Technology

Koo, the Indian alternative to Twitter, seeks a strategic partner amid funding crisis


Koo, India’s alternative to Twitter, is seeking a partner with “distribution strength” as it enters its “next phase”, its co-founder said, amid a funding crisis within of the startup, supported by Accel and Tiger Global. .

Koo co-founder Mayank Bidawatka wrote in a LinkedIn post that the startup — which has raised more than $50 million to date, according to risk analytics platform The Kredible — planned to continue to to focus on its size, but declining market conditions forced it to do so. moving from a growth trajectory to a revenue-generating engine.

“From growing rapidly to scaling back and demonstrating unit profitability, in six months of revenue experimentation, we took a 180-degree turn and proved it was of a real business,” he wrote.

The social network is banking on the idea that its approach of supporting multiple local languages ​​will help the eponymous app resonate widely with as many people as possible. The platform has attracted many Indian politicians and sports figures over the past two years.

Koo – which has been trying to put together a new funding round for at least three quarters, according to two people familiar with the matter – needs either funding or a strategic partnership for its “next phase,” he said. -he writes. “With the current reality of a slow investor market, the best way forward is to partner with someone who has the distribution strength to give Koo a massive boost as a user and help to develop.”

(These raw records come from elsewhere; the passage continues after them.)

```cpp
struct bf_bacc_args {
    const float *terms;
    const uint32_t *flags;
    uint32_t epoch;
    const int8_t *ant;
    float *beams;
    uint32_t A, B, C, nT16;
    uint32_t fp32_chain;
    uint32_t share_off;
#ifdef DCS_PROBES
    uint32_t max_rounds;
    uint32_t no_share;
    uint32_t plain_stores;
    uint32_t wg_per_cu;
    uint32_t unstaged;
    uint32_t order;
    uint32_t nbt_force;
    uint32_t nw_force;
// ... 51 lines not shown
```

### dc_sand_amd/csrc/bf_kernels.hip

```cpp

#include "bf_kernels.h"

#include <hip/hip_runtime.h>

#include <cstring>
#include <type_traits>

#include "bf_device.h"

namespace {

template <bool OUT16, int TPB, bool NT, bool ALIGNED, bool NOMATH, int TAG = 0, bool INL = false, bool TERMS = false, bool HALF = false>
__global__ void __launch_bounds__(kBlock) bf_tiled_kernel(const std::conditional_t<INL, bf_tiled_args_inl, bf_tiled_args> args)
{
    const bf_tiled_args &a = [&]() -> const bf_tiled_args & {
        if constexpr (INL)
            return args.a;
        else
            return args;
    }();
    constexpr int PPL = OUT16 ? 4 : 2;
    constexpr int TILE = 64 * PPL;
    constexpr int ROWS = 4 / TPB;
    constexpr uint32_t EB = OUT16 ? 4u : 8u;
    constexpr int kSlowUnroll = OUT16 ? 1 : PPL;

    uint32_t bid = blockIdx.x;
    if (a.xcd_remap) bid = (bid % 8u) * (gridDim.x / 8u) + bid / 8u;
    const uint32_t tg = bid % a.n_tile_groups;
    const uint32_t rest = bid / a.n_tile_groups;
    const uint32_t cb = rest % a.n_cblocks;
    const uint32_t t = rest / a.n_cblocks;
    const uint32_t pair_base = tg * (uint32_t)(TPB * TILE);

    const uint32_t wave = HALF ? (uint32_t)__builtin_amdgcn_readfirstlane(threadIdx.x >> 6) : threadIdx.x >> 6;
    const uint32_t lane = threadIdx.x & 63u;
    const uint32_t tile = wave % TPB;
    const uint32_t row = wave / TPB;
    const uint32_t li = tile * TILE + lane * PPL;
    const uint32_t p0 = pair_base + li;

    float fRate[PPL], fPhase0[PPL];
    bool wave_slow, wave_low;
    if constexpr (TERMS) {
        const uint32_t wave_p0 = pair_base + tile * (uint32_t)TILE;
        uint32_t cls = DCS_CLASS_FAST_LOW;
        if (wave_p0 < a.pairs_pad) {
            const uint32_t *fl = a.flags + (uint64_t)t * (a.pairs_pad / 64u) + wave_p0 / 64u;
#pragma unroll
            for (int j = 0; j < TILE / 64; j++)
                if (wave_p0 + 64u * (uint32_t)j < a.pairs_pad) cls = max(cls, fl[j]);
        }
        cls = __builtin_amdgcn_readfirstlane(cls);
        wave_slow = false;
        wave_low = cls == DCS_CLASS_FAST_LOW;
        if (cls == DCS_CLASS_SLOW) return;
        if (p0 >= a.n_pairs) return;
        const floatx4 *tp = reinterpret_cast<const floatx4 *>(a.terms + 2u * ((uint64_t)t * a.pairs_pad + p0));
#pragma unroll
        for (int j = 0; j < PPL; j += 2) {
            const floatx4 v = tp[j / 2];
            fRate[j] = v.x;
            fPhase0[j] = v.y;
            fRate[j + 1] = v.z;
            fPhase0[j + 1] = v.w;
        }
    } else {
        __shared__ __attribute__((aligned(16))) float s_terms[TPB * TILE * 2];
        float dt;
        if constexpr (INL)
            dt = a.dt_dev ? a.dt_dev[t] : args.dt_inline[t];
        else
            dt = a.dt_dev ? a.dt_dev[t] : a.dt0;

        for (uint32_t i = threadIdx.x; i < (uint32_t)(TPB * TILE); i += kBlock) {
            const uint32_t p = pair_base + i;
            float fR = 0.0f, fP = 0.0f;
            if (p < a.n_pairs) {
                const floatx4 raw = *reinterpret_cast<const floatx4 *>(&a.delays[p]);
                dcs_delay_vals d;
                d.fDelay_s = raw.x;
                d.fDelayRate_sps = raw.y;
                d.fPhase_rad = raw.z;
                d.fPhaseRate_radps = raw.w;
                dcs_pair_terms(d, dt, a.k.dHalfChannels, a.k.dDenominator, &fR, &fP);
            }
            *reinterpret_cast<floatx2 *>(&s_terms[2 * i]) = floatx2{fR, fP};
        }
        __syncthreads();

        uint32_t cls = DCS_CLASS_FAST_LOW;
#pragma unroll
        for (int j = 0; j < PPL; j += 2) {
            const floatx4 v = *reinterpret_cast<const floatx4 *>(&s_terms[2 * (li + j)]);
            fRate[j] = v.x;
            fPhase0[j] = v.y;
            fRate[j + 1] = v.z;
            fPhase0[j + 1] = v.w;
        }
#pragma unroll
        for (int j = 0; j < PPL; j++) cls = max(cls, dcs_pair_class(fRate[j], fPhase0[j], a.k.fRotBoundScale, a.k.fLowDegLimit));
        wave_slow = __builtin_amdgcn_ballot_w64(cls == DCS_CLASS_SLOW) != 0ull;
        wave_low = __builtin_amdgcn_ballot_w64(cls != DCS_CLASS_FAST_LOW) == 0ull;
    }

    const uint32_t cbeg = cb * a.chan_per_block;
    const uint32_t cend = min(cbeg + a.chan_per_block, a.nc);
    if (p0 >= a.n_pairs) return;

    const float D = a.k.fDenominator, y = a.k.fRcpDenominator;
    const uint64_t row_bytes = (uint64_t)a.n_pairs * EB;
    char *dst = reinterpret_cast<char *>(a.out) +
                ((uint64_t)t * a.nc + (cbeg + row)) * row_bytes + (uint64_t)p0 * EB;
    const uint64_t step = (uint64_t)ROWS * row_bytes;

    auto emit = [&](const float (&re)[PPL], const float (&im)[PPL]) {
        if constexpr (ALIGNED) {
            if constexpr (OUT16) {
                uintx4 v;
                v.x = pack_half2(re[0], im[0]);
                v.y = pack_half2(re[1], im[1]);
                v.z = pack_half2(re[2], im[2]);
                v.w = pack_half2(re[3], im[3]);
                store_global<NT>(reinterpret_cast<uintx4 *>(dst), v);
            } else {
                store_global<NT>(reinterpret_cast<floatx4 *>(dst), floatx4{re[0], im[0], re[1], im[1]});
            }
        } else {
#pragma unroll
            for (int j = 0; j < PPL; j++) {
                if (p0 + j < a.n_pairs) {
                    if constexpr (OUT16)
                        store_global<NT>(reinterpret_cast<uint32_t *>(dst) + j, pack_half2(re[j], im[j]));
                    else
                        store_global<NT>(reinterpret_cast<floatx2 *>(dst) + j, floatx2{re[j], im[j]});
                }
            }
        }
    };

    if constexpr (NOMATH) {
        float re[PPL], im[PPL];
#pragma unroll
        for (int j = 0; j < PPL; j++) {
            re[j] = fRate[j];
            im[j] = fPhase0[j];
        }
        for (uint32_t c = cbeg + row; c < cend; c += ROWS) {
            emit(re, im);
            dst += step;
        }
        return;
    }

    static_assert(!HALF || OUT16, "the binary16-sized arithmetic is for b16 output");
    if (HALF && !wave_slow) {
        if constexpr (HALF) {
            auto walk = [&](auto div3) {
                for (uint32_t c = cbeg + row; c < cend; c += ROWS) {
                    const float fChan = (float)(a.c0 + c);
                    uint32_t w[PPL];
#pragma unroll
// ... 91 lines not shown
    for (int j = 0; j < PPL; j += 2) {
        const floatx4 v = tp[j / 2];
        fRate[j] = v.x;
        fPhase0[j] = v.y;
        fRate[j + 1] = v.z;
        fPhase0[j + 1] = v.w;
    }
    if (p0 >= a.n_pairs) return;

    const float D = a.D, y = a.y;
    const uint64_t row_bytes = (uint64_t)a.n_pairs * EB;
    char *dst = reinterpret_cast<char *>(a.out) + ((uint64_t)t * a.nc + c) * row_bytes + (uint64_t)p0 * EB;

    auto emit = [&](const float (&re)[PPL], const float (&im)[PPL]) {
        if constexpr (ALIGNED) {
            if constexpr (OUT16) {
                uintx4 v;
                v.x = pack_half2(re[0], im[0]);
                v.y = pack_half2(re[1], im[1]);
                v.z = pack_half2(re[2], im[2]);
                v.w = pack_half2(re[3], im[3]);
                store_global<NT>(reinterpret_cast<uintx4 *>(dst), v);
            } else {
                store_global<NT>(reinterpret_cast<floatx4 *>(dst), floatx4{re[0], im[0], re[1], im[1]});
            }
        } else {
#pragma unroll
            for (int j = 0; j < PPL; j++) {
                if (p0 + j < a.n_pairs) {
                    if constexpr (OUT16)
                        store_global<NT>(reinterpret_cast<uint32_t *>(dst) + j, pack_half2(re[j], im[j]));
                    else
                        store_global<NT>(reinterpret_cast<floatx2 *>(dst) + j, floatx2{re[j], im[j]});
                }
            }
        }
    };

    if (__builtin_expect(cls != DCS_CLASS_SLOW, 1)) {
        dispatch_fast(a.div3 != 0u, cls == DCS_CLASS_FAST_LOW, [&](auto div3, auto lowdeg) {
#pragma unroll
            for (int r = 0; r < RPW; r++) {
                if (c + r * row_step < a.nc) {
                    const float fChan = (float)(a.c0 + c + r * row_step);
                    float re[PPL], im[PPL];
#pragma unroll
                    for (int j = 0; j < PPL; j++) {
                        if constexpr (NOMATH) {
                            re[j] = fRate[j];
                            im[j] = fPhase0[j] + fChan;
                        } else {
                            coeff_fast<decltype(div3)::value, decltype(lowdeg)::value>(fRate[j], fPhase0[j], fChan, D, y, re[j], im[j]);
                        }
                    }
#ifdef DCS_PROBES
                    for (uint32_t k = 0; k < a.pace; k++) __builtin_amdgcn_s_sleep(1);
#endif
                    emit(re, im);
                    dst += row_bytes * row_step;
                }
            }
        });
    } else {
        for (int r = 0; r < RPW; r++) {
            if (c + r * row_step < a.nc) {
                const float fChan = (float)(a.c0 + c + r * row_step);
                float re[PPL], im[PPL];
#pragma unroll 1
                for (int j = 0; j < PPL; j++) coeff_slow(fRate[j], fPhase0[j], fChan, D, re[j], im[j]);
                emit(re, im);
                dst += row_bytes * row_step;
            }
        }
    }
}

__global__ void __launch_bounds__(kBlock) bf_terms_kernel(const bf_terms_args a)
{
    const uint32_t p = blockIdx.x * kBlock + threadIdx.x;
    const uint32_t t = blockIdx.y;
    const float dt = a.dt_dev ? a.dt_dev[t] : a.dt_inline[t];
    float fRate = 0.0f, fPhase0 = 0.0f;
    if (p < a.n_pairs) {
        const floatx4 raw = *reinterpret_cast<const floatx4 *>(&a.delays[p]);
        dcs_delay_vals d;
        d.fDelay_s = raw.x;
        d.fDelayRate_sps = raw.y;
        d.fPhase_rad = raw.z;
        d.fPhaseRate_radps = raw.w;
        dcs_pair_terms(d, dt, a.k.dHalfChannels, a.k.dDenominator, &fRate, &fPhase0);
    }
    const uint32_t cls = dcs_pair_class(fRate, fPhase0, a.k.fRotBoundScale, a.k.fLowDegLimit);
    uint32_t wave_cls = __builtin_amdgcn_ballot_w64(cls == DCS_CLASS_SLOW) != 0ull
                            ? DCS_CLASS_SLOW
                            : (__builtin_amdgcn_ballot_w64(cls == DCS_CLASS_FAST_HIGH) != 0ull ? DCS_CLASS_FAST_HIGH
                                                                                              : DCS_CLASS_FAST_LOW);
    if (a.out != nullptr) {
        if (__syncthreads_or((int)(cls == DCS_CLASS_SLOW))) {
            wave_cls = DCS_CLASS_SLOW;
            if (p < a.n_pairs) {
                const uint64_t eb = a.out16 ? 4u : 8u;
                char *dst = reinterpret_cast<char *>(a.out) + ((uint64_t)t * a.nc * a.n_pairs + p) * eb;
                for (uint32_t c = 0; c < a.nc; c++) {
                    float re, im;
                    coeff_slow(fRate, fPhase0, (float)(a.c0 + c), a.k.fDenominator, re, im);
                    if (a.out16)
                        *reinterpret_cast<uint32_t *>(dst) = pack_half2(re, im);
                    else
                        *reinterpret_cast<floatx2 *>(dst) = floatx2{re, im};
                    dst += (uint64_t)a.n_pairs * eb;
                }
            }
        }
    }
    *reinterpret_cast<floatx2 *>(a.terms + 2u * ((uint64_t)t * a.pairs_pad + p)) = floatx2{fRate, fPhase0};
    if ((threadIdx.x & 63u) == 0u) a.flags[(uint64_t)t * (a.pairs_pad / 64u) + p / 64u] = wave_cls;
}

template <bool INL>
using bf_bform_terms_param = std::conditional_t<INL, bf_bform_terms_args_inl, bf_bform_terms_args>;
template <bool INL>
struct bf_bform_terms_wargs {
    bf_bform_terms_param<INL> t;
    bf_weights_args w;
};

__device__ __forceinline__ void bform_weights_row(const bf_bform_terms_args &a, const bf_weights_args &w)
{
    const uint32_t lane = threadIdx.x & 63u;
    const uint32_t waves = gridDim.x * (kBlock / 64u);
    for (uint32_t beam = blockIdx.x * (kBlock / 64u) + (threadIdx.x >> 6); beam < a.B; beam += waves) {
        const float *g = w.g + (uint64_t)beam * a.A;
        float m = 0.0f;
        bool bad = false;
        float v[4];
#pragma unroll
        for (uint32_t k = 0; k < 4; k++) {
            const uint32_t ant = lane + 64u * k;
            v[k] = ant < a.A ? g[ant] : 0.0f;
        }
        auto note = [&](float x) {
            x = fabsf(x);
            m = fmaxf(m, x);
            bad |= !(x <= 3.40282347e38f);
        };
#pragma unroll
        for (uint32_t k = 0; k < 4; k++) note(v[k]);
        for (uint32_t ant = lane + 256u; ant < a.A; ant += 64u) note(g[ant]);
#pragma unroll
        for (int off = 32; off > 0; off >>= 1) m = fmaxf(m, __shfl_xor(m, off));
        const float s = __builtin_amdgcn_ballot_w64(bad) != 0u ? __builtin_nanf("") : m;
        auto ghat = [&](float x) { return s == 0.0f ? 0.0f : __fdiv_rn(x, s); };
#pragma unroll
        for (uint32_t k = 0; k < 4; k++) {
            const uint32_t ant = lane + 64u * k;
            if (ant < a.A) w.gn[(uint64_t)ant * a.B + beam] = ghat(v[k]);
        }
        for (uint32_t ant = lane + 256u; ant < a.A; ant += 64u) w.gn[(uint64_t)ant * a.B + beam] = ghat(g[ant]);
        if (lane == 0u) w.gs[beam] = s;
    }
}
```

Bidawatka’s post is a response to local media reports from earlier this month that the startup was struggling with cash flow and was looking for merger and acquisition opportunities. The company has approached several players, including Microsoft, The Arc reported.

“With just 6 more months on our trajectory, we would have beaten Twitter in India,” he wrote, saying that even Meta, the “godfather of social platforms,” takes time to build basic functionality in the Threads app.

Koo, which operates in markets including India and Brazil, had fewer than 1 million monthly active users on its app, according to mobile intelligence firm Sensor Tower, whose data was shared by an executive at the sector with TechCrunch.